Collected data
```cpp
typedef struct cs_config {
  int hidden;
  int enc_layers;
  int enc_heads;
// ... 148 lines not shown
  CS_PNGDEC_BAD_ZLIB_HEADER = 3,
  CS_PNGDEC_BAD_BLOCK_TYPE = 4,
  CS_PNGDEC_BAD_STORED_LEN = 5,
  CS_PNGDEC_BAD_CODE = 6,
  CS_PNGDEC_BAD_SYMBOL = 7,
  CS_PNGDEC_BAD_DISTANCE = 8,
  CS_PNGDEC_STREAM_SHORT = 9,
  CS_PNGDEC_STREAM_LONG = 10,
  CS_PNGDEC_BAD_FILTER = 11,
  CS_PNGDEC_INPUT_EXHAUSTED = 12,
  CS_PNGDEC_HEADER_MISMATCH = 13,
  CS_PNGDEC_BAD_FRAMING = 14
};
int cs_png_probe(const uint8_t* file, size_t n, cs_png_info* info, cs_png_span* spans, int max_spans);
size_t cs_png_decode_workspace_bytes(int kind, int I, int H, int W, size_t total_file_bytes);
int cs_op_png_decode(const uint8_t* files, const uint64_t* file_offsets, const uint32_t* file_lengths, const cs_png_span* spans,
                     const uint32_t* span_offsets, size_t total_file_bytes, int I, int kind, int H, int W, void* pixels, long long image_stride_bytes,
                     uint32_t* status, void* workspace, cs_stream stream);
enum { CS_JPEG_GRAY = 0, CS_JPEG_444 = 1, CS_JPEG_422 = 2, CS_JPEG_420 = 3 };
typedef struct cs_jpeg_info {
  int width, height, components;
  int sampling;
  int restart_interval;
  unsigned long long entropy_offset;
} cs_jpeg_info;
enum {
  CS_JPGDEC_OK = 0,
  CS_JPGDEC_BAD_FRAMING = 1,
  CS_JPGDEC_HEADER_MISMATCH = 2,
  CS_JPGDEC_BAD_TABLE = 3,
  CS_JPGDEC_BAD_CODE = 4,
  CS_JPGDEC_BAD_SYMBOL = 5,
  CS_JPGDEC_INPUT_EXHAUSTED = 6,
  CS_JPGDEC_BAD_RESTART = 7
};
int cs_jpeg_probe(const uint8_t* file, size_t n, cs_jpeg_info* info);
size_t cs_jpeg_decode_workspace_bytes(int I, int H, int W, size_t total_file_bytes);
int cs_op_jpeg_decode(const uint8_t* files, const uint64_t* file_offsets, const uint32_t* file_lengths, size_t total_file_bytes, int I, int H,
                      int W, void* pixels, long long image_stride_bytes, uint32_t* status, void* workspace, cs_stream stream);
#define CS_JPEG_PROGRESSIVE 1
#define CS_JPGDEC_BAD_SCAN 8
typedef struct cs_jpeg_scan_info {
  int process;
  int scans;
  unsigned long long entropy_offset;
} cs_jpeg_scan_info;
int cs_jpeg_probe_ex(const uint8_t* file, size_t n, int flags, cs_jpeg_info* info, cs_jpeg_scan_info* scans);
size_t cs_jpeg_decode_workspace_bytes_ex(int I, int H, int W, size_t total_file_bytes, int flags);
int cs_op_jpeg_decode_ex(const uint8_t* files, const uint64_t* file_offsets, const uint32_t* file_lengths, size_t total_file_bytes, int I, int H,
                         int W, void* pixels, long long image_stride_bytes, uint32_t* status, void* workspace, int flags, cs_stream stream);
void cs_debug_jpeg_scan_levels(int on);
int cs_op_denorm_to_rgb8(const float* chw, int I, int H, int W, const float* mean3, const float* std3, uint8_t* out, cs_stream stream);
enum { CS_METRIC_SSIM_M1_1 = 0, CS_METRIC_SSIM_0_1 = 1, CS_METRIC_MAE = 2, CS_METRIC_MSE = 3 };
int cs_op_metric_map_u16(const uint16_t* maps, int B, int in_h, int in_w, int in_row_elems, int mode, int rs_h, int rs_w, int crop_y, int crop_x,
                         int out_h, int out_w, float* out, float* scratch, cs_stream stream);
enum { CS_GTMAP_SSIM = 0, CS_GTMAP_MAE = 1 };
int cs_op_gt_metric_map_u8(const uint8_t* render, const uint8_t* gt, int B, int H, int W, long long image_stride_bytes, int kind,
                           uint16_t* out, int out_row_elems, cs_stream stream);
int cs_op_metric_map_sums_u16(const uint16_t* ssim, const uint16_t* mae, int B, int H, int W, int row_elems, long long image_stride_elems,
                              uint64_t* sums, cs_stream stream);
int cs_op_gt_metric_sums_u8(const uint8_t* render, const uint8_t* gt, int B, int H, int W, long long image_stride_bytes, uint64_t* sums,
                            cs_stream stream);
size_t cs_score_gt_workspace_bytes(int B, int H, int W);
int cs_op_score_gt_stats(const float* score, const float* gt, int B, int H, int W, double* stats, void* scratch, cs_stream stream);
int cs_op_pos_bicubic(const float* pos, int G, int C, int gh, int gw, float* out, cs_stream stream);
int cs_op_pos_bicubic_ex(const float* pos, int G, int C, int gh, int gw, int legacy, float* out, cs_stream stream);
int cs_op_pe_bilinear(const float* pe, int ph, int pw, int C, int gh, int gw, float* out, cs_stream stream);
int cs_op_pe_interp(const float* pe, int ph, int pw, int C, int gh, int gw, int mode, float* out, cs_stream stream);
int cs_op_streams_overlap(cs_stream a, cs_stream b, int* overlap);
int cs_op_pack_f16(const float* w, int rows, int K, uint16_t* out, int ldo, const float* row_scale, const float* col_scale,
                    cs_stream stream);
int cs_op_ln_fold_consts(const uint16_t* w_packed, int ldp, const float* w, const float* beta, const float* bias, int N, int K,
                         float* s_out, float* c_out, cs_stream stream);
void cs_debug_panel_impl(int impl);
int cs_panel_supported(int hidden, int mlp_ratio);
size_t cs_panel_image_bytes(int with_outproj);
int cs_op_panel_pack(const float* wo, const float* ls1, const float* w1, const float* g2, const float* w2, const float* ls2,
                     uint16_t* img, cs_stream stream);
int cs_op_encoder_panel(float* x, const uint16_t* attn_o, const uint16_t* img, const float* bo, const float* b1, const float* b2,
                        uint16_t* u_out, int M, float eps, cs_stream stream);
void cs_debug_gemm256_enable(int on);
void cs_debug_gemm256_kmin(int k);
void cs_debug_gemm_grid(int blocks);
int cs_op_linear_layernorm(const uint16_t* A, const uint16_t* W, const float* bias, const float* resid, const float* gamma, const float* beta,
                           float eps, float* out_f32, uint16_t* out_f16, int M, int C, cs_stream stream);
int cs_op_linear_layernorm_linear(const uint16_t* A, const uint16_t* W, const float* bias, const float* resid, const float* gamma,
                                  const float* beta, float eps, float* out_f32, uint16_t* out_f16, const uint16_t* W2, const float* bias2,
                                  int n2, int act2, uint16_t* out2, int M, int C, cs_stream stream);
void cs_debug_rowln_enable(int on);
int cs_gemm_column_tiles(int N);

#ifdef __cplusplus
}
#endif
#endif
```

Measured before the change: 1422.

## Stage K/V tiles via buffer-to-LDS DMA with triple buffering for head dim 64

For head dimension 64, the attention kernel now loads K and V tiles straight from global memory into LDS using buffer_load_lds. It uses three rotating slots with a two-tile prefetch distance and a swizzled 128-byte row layout, checked for bank conflicts at compile time. V transposed reads are issued early and paired with fine-grained lgkmcnt waits so they overlap the PV MFMAs. This removes the register round-trip and the VGPR pressure of the old load/write staging. In exchange it uses 48KB of LDS, which may reduce resident blocks, and it depends on hand-counted waitcnt values. A debug occupancy query is also added.

```diff
diff --git a/crossscore_amd/_lib.py b/crossscore_amd/_lib.py
--- a/crossscore_amd/_lib.py
+++ b/crossscore_amd/_lib.py
@@ -147,6 +147,7 @@
     "cs_debug_gemm256_enable": (None, [_i]),
     "cs_debug_gemm256_kmin": (None, [_i]),
     "cs_debug_gemm_grid": (None, [_i]),
+    "cs_debug_attn_resident_blocks": (_i, [_i, _i]),
     "cs_debug_panel_impl": (None, [_i]),
     "cs_panel_supported": (_i, [_i, _i]),
     "cs_panel_image_bytes": (_sz, [_i]),
diff --git a/crossscore_amd/csrc/attention.hip b/crossscore_amd/csrc/attention.hip
--- a/crossscore_amd/csrc/attention.hip
+++ b/crossscore_amd/csrc/attention.hip
@@ -1,3 +1,4 @@
+#include "attn_stage.h"
 #include "cs_common.h"
 #include <atomic>
 #include <math.h>
@@ -29,7 +30,24 @@
   static constexpr int VTILE = 64 * VROW;
   static constexpr int STAGE = KTILE + VTILE;
   static constexpr int NIT = (64 * CH + 255) / 256;
+  static constexpr bool DMA = DH == 64;
+  static constexpr int LDS_BYTES = DMA ? attn_stage::SLOTS * attn_stage::SLOT : 2 * STAGE + 64;
 };
+#define CS_ATTN_WAIT(VM) asm volatile("s_waitcnt vmcnt(%0) lgkmcnt(0)" ::"n"(VM) : "memory")
+template <int OFF>
+__device__ __forceinline__ void attn_tr_read(unsigned addr, short4_t& w) {
+  asm volatile("ds_read_b64_tr_b16 %0, %1 offset:%2" : "=&v"(w) : "v"(addr), "n"(OFF));
+}
+template <int N>
+__device__ __forceinline__ void attn_tr_wait(short4_t& a, short4_t& b, f32x4_t& prev) {
+  static_assert(N >= 0 && N <= 15, "lgkmcnt is four bits");
+  asm volatile("s_waitcnt lgkmcnt(%3)" : "+v"(a), "+v"(b), "+v"(prev) : "n"(N));
+}
+#define CS_ATTN_V_READS(S)                                                                              \
+  _Pragma("unroll") for (int d = 0; d < 4; ++d) {                                                       \
+    attn_tr_read<attn_stage::IMAGE + 32 * S * attn_stage::ROWB>(vaddr[d], vlo[S][d]);                   \
+    attn_tr_read<attn_stage::IMAGE + (32 * S + 16) * attn_stage::ROWB>(vaddr[d], vhi[S][d]);            \
+  }
 
 template <int DH, bool BF>
 __global__ __launch_bounds__(256, DH > 128 ? 1 : (AttnCfg<DH>::T16 ? 3 : 2)) void cs_attn_kernel(CsAttnParams p) {
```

§ Exercise requirements
Return each line of the records above in which the word "csrc" occurs.

§ Answer below
diff --git a/crossscore_amd/csrc/attention.hip b/crossscore_amd/csrc/attention.hip
--- a/crossscore_amd/csrc/attention.hip
+++ b/crossscore_amd/csrc/attention.hip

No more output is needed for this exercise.